◆ Data in this exercise:
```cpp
#define AFV_VOCAB_TRAIN_MAX_ROWS (1 << 26)
typedef struct afv_vocab_train_params {
    uint32_t struct_size;
    int32_t k;
    int32_t L;
    int32_t desc_bytes;
    uint64_t seed;
    int32_t max_iters;
    int32_t n_init;
    const uint8_t *init_centres;
} afv_vocab_train_params;
typedef struct afv_vocab_tree afv_vocab_tree;
int afv_vocab_train(afv_ctx *ctx, const afv_vocab_train_params *params, const uint8_t *desc, int64_t n, const int32_t *image_ptr, int nimages,
                    afv_vocab_tree **out);
int afv_vocab_train_device(afv_ctx *ctx, const afv_vocab_train_params *params, const uint8_t *d_desc, size_t pitch_bytes, int64_t n,
                           const int32_t *image_ptr, int nimages, afv_vocab_tree **out);
int afv_vocab_tree_nnodes(const afv_vocab_tree *t);
int afv_vocab_tree_get(const afv_vocab_tree *t, int32_t *parent, uint8_t *desc, uint8_t *is_leaf, double *weight, int32_t *ni);
int afv_vocab_tree_stats(const afv_vocab_tree *t, int32_t *rounds, int64_t *rows, double *seconds, int32_t *capped);
void afv_vocab_tree_destroy(afv_vocab_tree *t);

int afv_hamming256(const uint8_t *a, const uint8_t *b);

enum { AFV_STAGE_PYRAMID = 0, AFV_STAGE_FAST_NMS = 1 , AFV_STAGE_SELECT = 2, AFV_STAGE_DESCRIBE = 3,
       AFV_STAGE_MATCH = 4 , AFV_STAGE_MATCH_RESOLVE = 5 ,
       AFV_STAGE_HARRIS = 6 ,
       AFV_NUM_STAGES = 7 };
int afv_num_stages(void);
int afv_profile_enable(afv_ctx *ctx, int enable);
int afv_profile_read(afv_ctx *ctx, int32_t *launches , float *total_ms ,
                     int64_t *units );
int afv_set_split_threshold(afv_ctx *ctx, int min_frames);
int afv_set_split_chunks(afv_ctx *ctx, int chunks);
int afv_set_l2_chunk_pairs(afv_ctx *ctx, int pairs);
int afv_set_match_resolve(afv_ctx *ctx, int engine);
int afv_set_small_batch_path(afv_ctx *ctx, int mode, int max_frames);
enum { AFV_MATCH_ENGINE_POPCOUNT = 0, AFV_MATCH_ENGINE_MFMA = 1 };
int afv_set_match_engine(afv_ctx *ctx, int engine);
int afv_set_pipeline_chunk(afv_ctx *ctx, int frames, int chunks_ahead);

typedef struct {
    int32_t nlevels, width, height;
    int32_t lw[AFV_MAX_LEVELS], lh[AFV_MAX_LEVELS];
    float lscale[AFV_MAX_LEVELS];
    int32_t quota[AFV_MAX_LEVELS];
    int32_t cv_quota[AFV_MAX_LEVELS];
    int32_t cand_cap[AFV_MAX_LEVELS];
} afv_geometry;
int afv_get_geometry(const afv_ctx *ctx, afv_geometry *g);
int afv_debug_get_level(afv_ctx *ctx, int frame, int level, uint8_t *out);
int afv_debug_get_candidates(afv_ctx *ctx, int frame, int level, uint32_t *packed, float *response, int cap, int *n_out);
int afv_debug_get_selected(afv_ctx *ctx, int frame, int level, int32_t *x, int32_t *y, float *response, int cap, int *n_out);
int afv_debug_blur_level(afv_ctx *ctx, int frame, int level, uint8_t *out);
int afv_debug_pyramid_plan(const afv_orb_params *params, int width, int height, int tile_w, int tile_h, int16_t *regions,
                           int regions_cap, int32_t *info, int16_t *tables, int tables_cap);

int afv_debug_fast_tiles(const afv_orb_params *params, int width, int height, int32_t *tiles, int tiles_cap, int32_t *level_wh, int *n_out);

int afv_debug_describe_reach(uint8_t *R, uint16_t *items, uint16_t *dwords, int32_t *counts, int32_t *layout);

#ifdef __cplusplus
}
#endif
#endif
```

Measured before the change: 221.4 million keypoints/s.

## Add split schedule: pyramid halves first, then interleaved chunks across two streams

```diff
diff --git a/anyfeature-vslam_amd/_lib.py b/anyfeature-vslam_amd/_lib.py
--- a/anyfeature-vslam_amd/_lib.py
+++ b/anyfeature-vslam_amd/_lib.py
@@ -304,6 +304,7 @@
     "afv_profile_read": (_i, [_vp, _vp, _vp, _vp]),
     "afv_set_split_threshold": (_i, [_vp, _i]),
     "afv_set_split_chunks": (_i, [_vp, _i]),
+    "afv_set_split_schedule": (_i, [_vp, _i]),
     "afv_set_match_engine": (_i, [_vp, _i]),
     "afv_set_small_batch_path": (_i, [_vp, _i, _i]),
     "afv_set_match_resolve": (_i, [_vp, _i]),
diff --git a/anyfeature-vslam_amd/csrc/afv_api.hip b/anyfeature-vslam_amd/csrc/afv_api.hip
--- a/anyfeature-vslam_amd/csrc/afv_api.hip
+++ b/anyfeature-vslam_amd/csrc/afv_api.hip
@@ -200,6 +200,12 @@
     return AFV_OK;
 }
 
+extern "C" int afv_set_split_schedule(afv_ctx *c, int mode) {
+    if (!c || (mode != 0 && mode != 1)) return AFV_EINVAL;
+    c->split_schedule = mode;
+    return AFV_OK;
+}
+
 extern "C" int afv_profile_enable(afv_ctx *c, int enable) {
     if (!c) return AFV_EINVAL;
     HIPCHK(c, hipSetDevice(c->device));
@@ -356,7 +362,8 @@
         HIPCHK(c, hipMalloc(&c->d_topk, need));
         c->topk_bytes = need;
     }
-    if (npairs >= c->split_min_frames) {
+    const bool split = npairs >= c->split_min_frames && (c->split_schedule == 0 || npairs > 4096);
+    if (split) {
         HIPCHK(c, hipEventRecord(c->ev_fork, s));
         HIPCHK(c, hipStreamWaitEvent(c->stream2, c->ev_fork, 0));
         const int K = std::max(2, (npairs + 32767) / 32768 * 2);
diff --git a/anyfeature-vslam_amd/csrc/afv_extract.hip b/anyfeature-vslam_amd/csrc/afv_extract.hip
--- a/anyfeature-vslam_amd/csrc/afv_extract.hip
+++ b/anyfeature-vslam_amd/csrc/afv_extract.hip
@@ -374,25 +374,28 @@
 }
 
 static void enqueue_range(afv_ctx *c, const FrameSrc &src, int f0, int nf, afv_keypoint *d_kps, uint8_t *d_desc, int cap, int *d_n,
-                          int *d_status, hipStream_t s, bool clear_status = false, const DescribeMirror *mirror = nullptr, bool pyramid_only = false) {
+                          int *d_status, hipStream_t s, bool clear_status = false, const DescribeMirror *mirror = nullptr, bool pyramid_only = false,
+                          bool pyramid_done = false) {
     const Geo &g = c->geo;
     {
         const int per = std::max(std::max(g.total_tiles, afv_describe_blocks_per_frame(&g)), 1);
         const int max_nf = std::max(1, (AFV_MAX_WORK - 8) / per);
         if (nf > max_nf) {
             if (clear_status && d_status) (void)hipMemsetAsync(d_status, 0, sizeof(int), s);
-            for (int b = 0; b < nf; b += max_nf) enqueue_range(c, src, f0 + b, std::min(max_nf, nf - b), d_kps, d_desc, cap, d_n, d_status, s, false, mirror, pyramid_only);
+            for (int b = 0; b < nf; b += max_nf)
+                enqueue_range(c, src, f0 + b, std::min(max_nf, nf - b), d_kps, d_desc, cap, d_n, d_status, s, false, mirror, pyramid_only, pyramid_done);
             return;
         }
     }
     int *cnt0 = c->d_cand_count + (size_t)f0 * AFV_MAX_LEVELS;
-    if (g.nlevels < 2) {
+    if (g.nlevels < 2 && !pyramid_done) {
         (void)hipMemsetAsync(cnt0, 0, (size_t)nf * AFV_MAX_LEVELS * sizeof(int), s);
         (void)hipMemsetAsync(c->d_hq_n + f0, 0, sizeof(int), s);
     }
     const bool small = small_batch_path(c, nf);
     if (clear_status && d_status && !(small && c->pf_ok)) (void)hipMemsetAsync(d_status, 0, sizeof(int), s);
-    if (small && c->pf_ok) {
+    if (pyramid_done) {
+    } else if (small && c->pf_ok) {
         StageTimer t_(c, AFV_STAGE_PYRAMID, s, nf);
         PyrFuseArgs A = c->pf;
         A.zero_counts = cnt0;
@@ -441,9 +444,29 @@
         HIPCHK(c, hipEventRecord(c->ev_fork, s));
         HIPCHK(c, hipStreamWaitEvent(c->stream2, c->ev_fork, 0));
         const int K = c->split_chunks ? c->split_chunks : std::min(64, 2 * std::max(1, (int)((float)nframes / 170.0f + 0.45f)));
-        for (int k = 0; k < K; ++k) {
-            const int b = (int)((long)nframes * k / K), e = (int)((long)nframes * (k + 1) / K);
-            if (e > b) enqueue_range(c, src, b, e - b, d_kps, d_desc, cap, d_n, d_status, (k & 1) ? c->stream2 : s);
+        if (c->split_schedule == 0) {
+            for (int k = 0; k < K; ++k) {
+                const int b = (int)((long)nframes * k / K), e = (int)((long)nframes * (k + 1) / K);
+                if (e > b) enqueue_range(c, src, b, e - b, d_kps, d_desc, cap, d_n, d_status, (k & 1) ? c->stream2 : s);
+            }
+        } else {
+            const int Ks = (K + 1) / 2, K2 = K / 2;
+            const double px = std::max(1.0, (double)c->geo.width * (double)c->geo.height);
+            const int lead = std::min(nframes / 10, std::max(1, (int)(28.0 * 640.0 * 480.0 / px + 0.5)));
+            const int h = std::min(nframes, (int)(((long)nframes * Ks + K - 1) / K) + (lead + 1) / 2);
+            enqueue_range(c, src, 0, h, d_kps, d_desc, cap, d_n, d_status, s, false, nullptr, true);
+            HIPCHK(c, hipMemsetAsync(c->d_hq_n, 0, (size_t)h * sizeof(int), s));
+            if (nframes > h) {
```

◆ Activity:
Extract every line containing the string "typedef" from the data above.

◆ Solution to this task:
typedef struct afv_vocab_train_params {
typedef struct afv_vocab_tree afv_vocab_tree;
typedef struct {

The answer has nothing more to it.